Segment Start: TASK INPUTS

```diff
diff --git a/human_dynamics_amd/csrc/temporal.hip b/human_dynamics_amd/csrc/temporal.hip
--- a/human_dynamics_amd/csrc/temporal.hip
+++ b/human_dynamics_amd/csrc/temporal.hip
@@ -74,13 +74,14 @@
     return b > 0 && t > 0 ? temporal_layout(b, t, dtype).total : 0;
 }
 
-extern "C" int hmmr_temporal_fwd(const hmmr_temporal_weights_t* w, const float* phi, int b, int t,
-                                 float* strips, void* ws, size_t ws_bytes, void* stream) {
-    HMMR_REQUIRE(w && phi && strips && ws, "hmmr_temporal_fwd: null argument");
-    HMMR_REQUIRE(b > 0 && t > 0, "hmmr_temporal_fwd: bad shape");
-    HMMR_REQUIRE(w->num_blocks >= 1 && w->num_blocks <= HMMR_MAX_TEMPORAL_BLOCKS, "hmmr_temporal_fwd: bad num_blocks");
+static int temporal_run(const char* who, const hmmr_temporal_weights_t* w, const float* phi, int b, int t, int first, int keep,
+                        float* strips, void* ws, size_t ws_bytes, void* stream) {
+    HMMR_REQUIRE(w && phi && strips && ws, "%s: null argument", who);
+    HMMR_REQUIRE(b > 0 && t > 0, "%s: bad shape", who);
+    HMMR_REQUIRE(keep < 0 || (first >= 0 && keep > 0 && first + keep <= t), "%s: kept rows %d .. %d outside a window of %d", who, first, first + keep, t);
+    HMMR_REQUIRE(w->num_blocks >= 1 && w->num_blocks <= HMMR_MAX_TEMPORAL_BLOCKS, "%s: bad num_blocks", who);
     const MovieBufs L = temporal_layout(b, t, w->dtype);
-    HMMR_REQUIRE(ws_bytes >= L.total, "hmmr_temporal_fwd: workspace too small");
+    HMMR_REQUIRE(ws_bytes >= L.total, "%s: workspace too small", who);
     constexpr int C = TAIL_C;
     char* base = (char*)ws;
     void* h = base + L.buf[0];
@@ -93,11 +94,23 @@
         hmmr_conv_desc_t d = temporal_conv_desc(h, w->dtype, B.conv1, nullptr, h1, b, t, base + L.sk, L.skbytes);
         if (hmmr_conv_gemm(&d, stream)) return -2;
         if (hmmr_groupnorm_relu(h1, B.gn2_gamma, B.gn2_beta, b, t, C, GN_GROUPS, h, w->dtype, stream)) return -2;
-        d = temporal_conv_desc(h, w->dtype, B.conv2, cur, dst, b, t, base + L.sk, L.skbytes);
+        d = (keep >= 0 && dst == strips) ? temporal_conv_kept_desc(h, w->dtype, B.conv2, cur, dst, b, t, first, keep, base + L.sk, L.skbytes)
+                                         : temporal_conv_desc(h, w->dtype, B.conv2, cur, dst, b, t, base + L.sk, L.skbytes);
         if (hmmr_conv_gemm(&d, stream)) return -2;
         cur = dst;
     }
     return 0;
+}
+
+extern "C" int hmmr_temporal_fwd(const hmmr_temporal_weights_t* w, const float* phi, int b, int t,
+                                 float* strips, void* ws, size_t ws_bytes, void* stream) {
+    return temporal_run("hmmr_temporal_fwd", w, phi, b, t, 0, -1, strips, ws, ws_bytes, stream);
+}
+
+extern "C" int hmmr_temporal_fwd_kept(const hmmr_temporal_weights_t* w, const float* phi, int b, int t, int first, int keep,
+                                      float* out_kept, void* ws, size_t ws_bytes, void* stream) {
+    HMMR_REQUIRE(keep >= 0, "hmmr_temporal_fwd_kept: kept rows %d .. %d outside a window of %d", first, first + keep, t);
+    return temporal_run("hmmr_temporal_fwd_kept", w, phi, b, t, first, keep, out_kept, ws, ws_bytes, stream);
 }
 
 extern "C" size_t hmmr_hallucinator_workspace_bytes(int m, int dtype) {
diff --git a/human_dynamics_amd/engine.py b/human_dynamics_amd/engine.py
--- a/human_dynamics_amd/engine.py
+++ b/human_dynamics_amd/engine.py
@@ -19,11 +19,12 @@
 TILE_TABLES = os.path.join(os.path.dirname(os.path.abspath(__file__)), "tile_tables.json")
 
 
-def set_debug(stem_route=0, stem_no_conv1=0, gemm_probe=0, smpl_blend_mfma=0, ief_no_group=0, pair_min_pixels=0, pair_two_tile_min=0, pair_form=0):
+def set_debug(stem_route=0, stem_no_conv1=0, gemm_probe=0, smpl_blend_mfma=0, ief_no_group=0, pair_min_pixels=0, pair_two_tile_min=0, pair_form=0,
+              gemm_tile_order=0):
     d = L.Debug()
     d.stem_route, d.stem_no_conv1, d.gemm_probe = int(stem_route), int(stem_no_conv1), int(gemm_probe)
     d.smpl_blend_mfma, d.ief_no_group, d.pair_min_pixels = int(smpl_blend_mfma), int(ief_no_group), int(pair_min_pixels)
-    d.pair_two_tile_min, d.pair_form = int(pair_two_tile_min), int(pair_form)
+    d.pair_two_tile_min, d.pair_form, d.gemm_tile_order = int(pair_two_tile_min), int(pair_form), int(gemm_tile_order)
     L.load().hmmr_set_debug(C.byref(d))
 
 
@@ -102,6 +103,7 @@
         self.resnet_chunk = int(devflags.get("RESNET_CHUNK") or resnet_chunk)
         self.store = packing.DeviceStore(self.device)
         self.num_conv_layers = num_conv_layers
+        self.kept_strips = True
         self.delta_keys = sorted(int(d) for d in delta_t_values)
         w = weights if weights is not None else {}
         for name, v in w.items():
@@ -350,6 +352,18 @@
         ws = self._ws["temporal"].get(nbytes)
         L.check(self.lib.hmmr_temporal_fwd(C.byref(self.tw), phi.data_ptr(), b, t, out.data_ptr(),
                                            ws.data_ptr(), nbytes, self._stream()), "hmmr_temporal_fwd")
+        return out
+
+    def temporal_kept(self, phi, first, keep, out=None):
+        self._need(self.tw, "AZ_FC_block*")
+        phi = self.to_device(phi)
+        b, t, c = phi.shape
+        assert c == 2048
+        out = self._out(out, (b, keep, c))
+        nbytes = self.lib.hmmr_temporal_workspace_bytes(b, t, self.temporal_dtype)
+        ws = self._ws["temporal"].get(nbytes)
+        L.check(self.lib.hmmr_temporal_fwd_kept(C.byref(self.tw), phi.data_ptr(), b, t, int(first), int(keep), out.data_ptr(),
+                                                ws.data_ptr(), nbytes, self._stream()), "hmmr_temporal_fwd_kept")
         return out
 
     def hallucinate(self, phi, out=None):
diff --git a/human_dynamics_amd/evaluation/tester.py b/human_dynamics_amd/evaluation/tester.py
--- a/human_dynamics_amd/evaluation/tester.py
+++ b/human_dynamics_amd/evaluation/tester.py
@@ -285,19 +285,22 @@
                                            n_zero=n_zero if last else 0))
         return torch.cat(outs, dim=0)
 
-    def predict_strips_records(self, windows, n_keep, out=None):
+    def _kept_strips(self, windows, n_keep):
         T = self.sequence_length
         margin = (self.fov - 1) // 2
-        strips = self._movie_strips(windows)
-        kept = strips[:, margin:T - margin].reshape(-1, strips.shape[-1])[:n_keep]
-        return self.predict_records(kept, out)
+        if self.pred_mode == "pred" and getattr(self.engine, "kept_strips", True) and T > 2 * margin:
+            if self.num_conv_layers != self.engine.num_conv_layers:
+                raise ValueError("engine was packed with num_conv_layers=%d" % self.engine.num_conv_layers)
+            kept = self.engine.temporal_kept(windows, margin, T - 2 * margin)
+        else:
+            kept = self._movie_strips(windows)[:, margin:T - margin]
+        return kept.reshape(-1, kept.shape[-1])[:n_keep]
+
+    def predict_strips_records(self, windows, n_keep, out=None):
+        return self.predict_records(self._kept_strips(windows, n_keep), out)
 
     def predict_strips_omegas(self, windows, n_keep):
-        T = self.sequence_length
-        margin = (self.fov - 1) // 2
-        strips = self._movie_strips(windows)
-        kept = strips[:, margin:T - margin].reshape(-1, strips.shape[-1])[:n_keep]
-        return self.engine.ief(kept)
+        return self.engine.ief(self._kept_strips(windows, n_keep))
 
     def predict_strips_device(self, windows, n_keep):
         from ..dist import unpack_outputs
diff --git a/include/hmmr_hip.h b/include/hmmr_hip.h
--- a/include/hmmr_hip.h
+++ b/include/hmmr_hip.h
@@ -25,7 +25,8 @@
     int gemm_probe;
     int smpl_blend_mfma;
     int ief_no_group;
-    int reserved[3];
+    int reserved[2];
+    int gemm_tile_order;
     int pair_min_pixels;
     int pair_two_tile_min;
     int pair_form;
@@ -114,6 +115,7 @@
 int hmmr_conv_tile_f_movie(void);
 
 int hmmr_conv_gemm(const hmmr_conv_desc_t* d, void* stream);
+int hmmr_conv_gemm_tile_order(const hmmr_conv_desc_t* d);
 size_t hmmr_conv_splitk_workspace_bytes(int m, int cout, int split_k);
 
 typedef struct {
@@ -228,6 +230,8 @@
 size_t hmmr_temporal_workspace_bytes(int b, int t, int dtype);
 int hmmr_temporal_fwd(const hmmr_temporal_weights_t* w, const float* phi, int b, int t,
                       float* strips, void* ws, size_t ws_bytes, void* stream);
+int hmmr_temporal_fwd_kept(const hmmr_temporal_weights_t* w, const float* phi, int b, int t, int first, int keep,
+                           float* out_kept, void* ws, size_t ws_bytes, void* stream);
 
 typedef struct {
     int dtype;
```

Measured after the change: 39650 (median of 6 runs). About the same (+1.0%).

Segment End: TASK INPUTS

All lines above in which the word "check" occurs should be identified and copied.

## COMPLETED TASK
         L.check(self.lib.hmmr_temporal_fwd(C.byref(self.tw), phi.data_ptr(), b, t, out.data_ptr(),
+        L.check(self.lib.hmmr_temporal_fwd_kept(C.byref(self.tw), phi.data_ptr(), b, t, int(first), int(keep), out.data_ptr(),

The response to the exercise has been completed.